Sabados and Pattnaik seem an unlikely pair, but the synergy works.

“Getting to know Bikash, getting to understand his research and his humility and his passion for the patient, I told myself I couldn’t stop,” says Sabados. “This is what I wanted to do.”

Having worked with dozens of university licensing offices and executed 11 different licensing agreements, he says the WARF team “has easily been the best technology licensing office team I’ve ever worked with.”

The innovation that has brought this group together is a potential first-in-class gene therapy to halt retinal degeneration and restore vision to the handful of LCA-16 patients known to science, with some promising applications in other retinal disorders that impact millions of people worldwide.

Pattnaik explains that LCA (or Leber’s congenital amaurosis) is a family of disorders all caused by different gene mutations. While a few major pharma companies – Allergen/Editas and Roche – have developed or are developing therapies for other, more common forms of the disease, LCA-16 currently has no approved therapies.

He explains that this particular form of the disease is caused by mutations in a gene called KCNJ13, causing dysfunction of an ion channel and thus degrading the ability of photoreceptor cells to encode visual stimuli. LCA-16 is so rare – only affecting individuals of Middle Eastern descent – that the mutations may have originated from a single family line.

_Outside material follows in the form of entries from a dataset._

# consilience-dev/llm-map-reduce-summarizer

Measured on AMD Instinct MI355X. Metric: chunks/sec (whole node) + end-to-end wall-clock, 10h transcript, Llama-3-8B, higher is better.
Workload: dtype bf16

## Files before the change

### llm_map_reduce_summarizer_amd/csrc/kernels/norm.hip

```cpp
#include "common.h"

template <int VPT, bool ADD, int Q8 = 0>
__global__ __launch_bounds__(256) void rmsnorm_kernel(const bf16* __restrict__ x, bf16* __restrict__ residual,
                                                      const bf16* __restrict__ w, bf16* __restrict__ out,
                                                      int D, int x_stride, int out_stride, float eps,
                                                      float* __restrict__ qscale = nullptr) {
    __shared__ float red[16];
    const int row = blockIdx.x;
    const int nvec = D >> 3;
    const uint4* xr = reinterpret_cast<const uint4*>(x + (size_t)row * x_stride);
    uint4* rr = ADD ? reinterpret_cast<uint4*>(residual + (size_t)row * D) : nullptr;
    float v[VPT][8];
    const uint4* wr = reinterpret_cast<const uint4*>(w);
    uint4 wv[VPT];
#pragma unroll
    for (int i = 0; i < VPT; ++i) wv[i] = wr[min((int)threadIdx.x + i * 256, nvec - 1)];
    float ss = 0.f;
#pragma unroll
    for (int i = 0; i < VPT; ++i) {
        const int c = threadIdx.x + i * 256;
        if (c < nvec) {
            unpack8(xr[c], v[i]);
            if (ADD) {
                float r[8];
                unpack8(rr[c], r);
#pragma unroll
                for (int j = 0; j < 8; ++j) v[i][j] = (float)(bf16)(v[i][j] + r[j]);
                rr[c] = pack8(v[i]);
            }
#pragma unroll
            for (int j = 0; j < 8; ++j) ss += v[i][j] * v[i][j];
        }
    }
    ss = block_sum(ss, red);
    const float inv = rsqrtf(ss / (float)D + eps);
    float amax = 0.f;
#pragma unroll
    for (int i = 0; i < VPT; ++i) {
        const int c = threadIdx.x + i * 256;
        if (c < nvec) {
            float wf[8];
            unpack8(wv[i], wf);
#pragma unroll
            for (int j = 0; j < 8; ++j) v[i][j] = v[i][j] * inv * wf[j];
            if constexpr (Q8) {
#pragma unroll
                for (int j = 0; j < 8; ++j) amax = fmaxf(amax, fabsf(v[i][j]));
            } else {
                reinterpret_cast<uint4*>(out + (size_t)row * out_stride)[c] = pack8(v[i]);
            }
        }
    }
    if constexpr (Q8) {
        amax = wave_max(amax);
        __syncthreads();
        if ((threadIdx.x & 63) == 0) red[threadIdx.x >> 6] = amax;
        __syncthreads();
        amax = fmaxf(fmaxf(red[0], red[1]), fmaxf(red[2], red[3]));
        const float sc = fmaxf(amax, 1e-12f) / 448.f, qi = 1.f / sc;
        if (threadIdx.x == 0) qscale[row] = sc;
        uint2* qr = reinterpret_cast<uint2*>(reinterpret_cast<uint8_t*>(out) + (size_t)row * out_stride);
#pragma unroll
        for (int i = 0; i < VPT; ++i) {
            const int c = threadIdx.x + i * 256;
            if (c < nvec) {
                float y[8];
#pragma unroll
                for (int j = 0; j < 8; ++j) y[j] = v[i][j] * qi;
                int lo = 0, hi = 0;
                lo = __builtin_amdgcn_cvt_pk_fp8_f32(y[0], y[1], lo, false);
                lo = __builtin_amdgcn_cvt_pk_fp8_f32(y[2], y[3], lo, true);
                hi = __builtin_amdgcn_cvt_pk_fp8_f32(y[4], y[5], hi, false);
                hi = __builtin_amdgcn_cvt_pk_fp8_f32(y[6], y[7], hi, true);
                qr[c] = make_uint2((unsigned)lo, (unsigned)hi);
                if constexpr (Q8 == 2) {
                    float r[8];
                    const auto a0 = __builtin_amdgcn_cvt_pk_f32_fp8(lo, false), a1 = __builtin_amdgcn_cvt_pk_f32_fp8(lo, true);
                    const auto b0 = __builtin_amdgcn_cvt_pk_f32_fp8(hi, false), b1 = __builtin_amdgcn_cvt_pk_f32_fp8(hi, true);
                    r[0] = (y[0] - a0[0]) * 16.f; r[1] = (y[1] - a0[1]) * 16.f;
                    r[2] = (y[2] - a1[0]) * 16.f; r[3] = (y[3] - a1[1]) * 16.f;
                    r[4] = (y[4] - b0[0]) * 16.f; r[5] = (y[5] - b0[1]) * 16.f;
                    r[6] = (y[6] - b1[0]) * 16.f; r[7] = (y[7] - b1[1]) * 16.f;
                    int l2 = 0, h2 = 0;
                    l2 = __builtin_amdgcn_cvt_pk_fp8_f32(r[0], r[1], l2, false);
                    l2 = __builtin_amdgcn_cvt_pk_fp8_f32(r[2], r[3], l2, true);
                    h2 = __builtin_amdgcn_cvt_pk_fp8_f32(r[4], r[5], h2, false);
                    h2 = __builtin_amdgcn_cvt_pk_fp8_f32(r[6], r[7], h2, true);
                    qr[nvec + c] = make_uint2((unsigned)l2, (unsigned)h2);
                }
            }
        }
    }
}

template <bool ADD, int Q8 = 0>
static int launch_rmsnorm(const void* x, void* residual, const void* w, void* out, int T, int D, int x_stride,
                          int out_stride, float eps, hipStream_t s, float* qscale = nullptr) {
    if (T <= 0) return 0;
    if (D % 8 || D > 256 * 8 * 8 || (Q8 && !qscale)) return (int)hipErrorInvalidValue;
    const int vpt = ceil_div(D / 8, 256);
    dim3 g(T), b(256);
    auto X = (const bf16*)x; auto R = (bf16*)residual; auto W = (const bf16*)w; auto O = (bf16*)out;
    if (vpt <= 1) rmsnorm_kernel<1, ADD, Q8><<<g, b, 0, s>>>(X, R, W, O, D, x_stride, out_stride, eps, qscale);
    else if (vpt <= 2) rmsnorm_kernel<2, ADD, Q8><<<g, b, 0, s>>>(X, R, W, O, D, x_stride, out_stride, eps, qscale);
    else if (vpt <= 4) rmsnorm_kernel<4, ADD, Q8><<<g, b, 0, s>>>(X, R, W, O, D, x_stride, out_stride, eps, qscale);
    else rmsnorm_kernel<8, ADD, Q8><<<g, b, 0, s>>>(X, R, W, O, D, x_stride, out_stride, eps, qscale);
    return (int)hipGetLastError();
}

MRSUM_API int mrsum_rmsnorm_fp8(const void* x, void* residual, const void* w, void* q, float* qscale, int T, int D,
                                int x_stride, int ldq, float eps, int split, hipStream_t s) {
    if (split) {
        if (ldq < 2 * D) return (int)hipErrorInvalidValue;
        if (residual) return launch_rmsnorm<true, 2>(x, residual, w, q, T, D, x_stride, ldq, eps, s, qscale);
        return launch_rmsnorm<false, 2>(x, nullptr, w, q, T, D, x_stride, ldq, eps, s, qscale);
    }
    if (residual) return launch_rmsnorm<true, 1>(x, residual, w, q, T, D, x_stride, ldq, eps, s, qscale);
    return launch_rmsnorm<false, 1>(x, nullptr, w, q, T, D, x_stride, ldq, eps, s, qscale);
}

MRSUM_API int mrsum_rmsnorm(const void* x, const void* w, void* out, int T, int D, int x_stride, int out_stride,
                            float eps, hipStream_t s) {
    return launch_rmsnorm<false>(x, nullptr, w, out, T, D, x_stride, out_stride, eps, s);
}
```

In simplified terms, Pattnaik wants to use a viral vector to deliver healthy copies of the gene via injection deep in the eye. In a proof-of-concept study, he showed that this ‘gene augmentation’ approach can rescue ion channel function in retinal pigment epithelial (RPE) cells derived from the stem cells of affected individuals.

It has worked in diseased mice. He is confident it will work in patients.

Sabados is confident too. If everything goes well they plan to begin treating patients next summer, potentially curing their blindness within a matter of weeks. Admittedly, raising venture capital during the COVID-19 crisis has been no small feat. But the company Sabados founded to move this project forward is called Hubble Therapeutics – a homage to the aspirational.

Despite the pandemic, “the impetus and the struggle and the sense of urgency around biotech” has never been greater, he says. The humanitarian significance of the LCA-16 project is manifest. But key to incentivizing it is an FDA program Sabados calls “one of the best acts of legislation Congress has done.”

To encourage life science companies to develop therapies for very small patient populations, the FDA can award a voucher promising accelerated (versus “standard”) drug product review. Such companies can sell these vouchers, or golden tickets, to other companies keen on moving their own drug to market faster.

In the world of big pharma, getting a blockbuster drug into the market six months early can yield enormous additional profit. So much so that FDA vouchers have been bartered between companies for hundreds of millions of dollars.

But perhaps most importantly, Pattnaik believes that news of the treatment for LCA-16 may percolate through communities throughout the world, inspiring untold others to seek treatment for a disease they assumed was hopeless.

“That’s the most important goal,” he says. “To reach out to a broader mass so that people are aware that this [disease] is now worked out, and we do have a treatment developed.”

For Sabados there is also a lesson in this story about humility, passion and the essence of basic research.

“Early stage university research is able to look outside the box at next-generation therapeutic solutions. If you look at our biotech industry, which will literally save the world, a lot of the transformational companies developing life-saving therapeutics today came from a university research team with a lab bench.

“Universities are the solution… and the University of Wisconsin is one of the best.”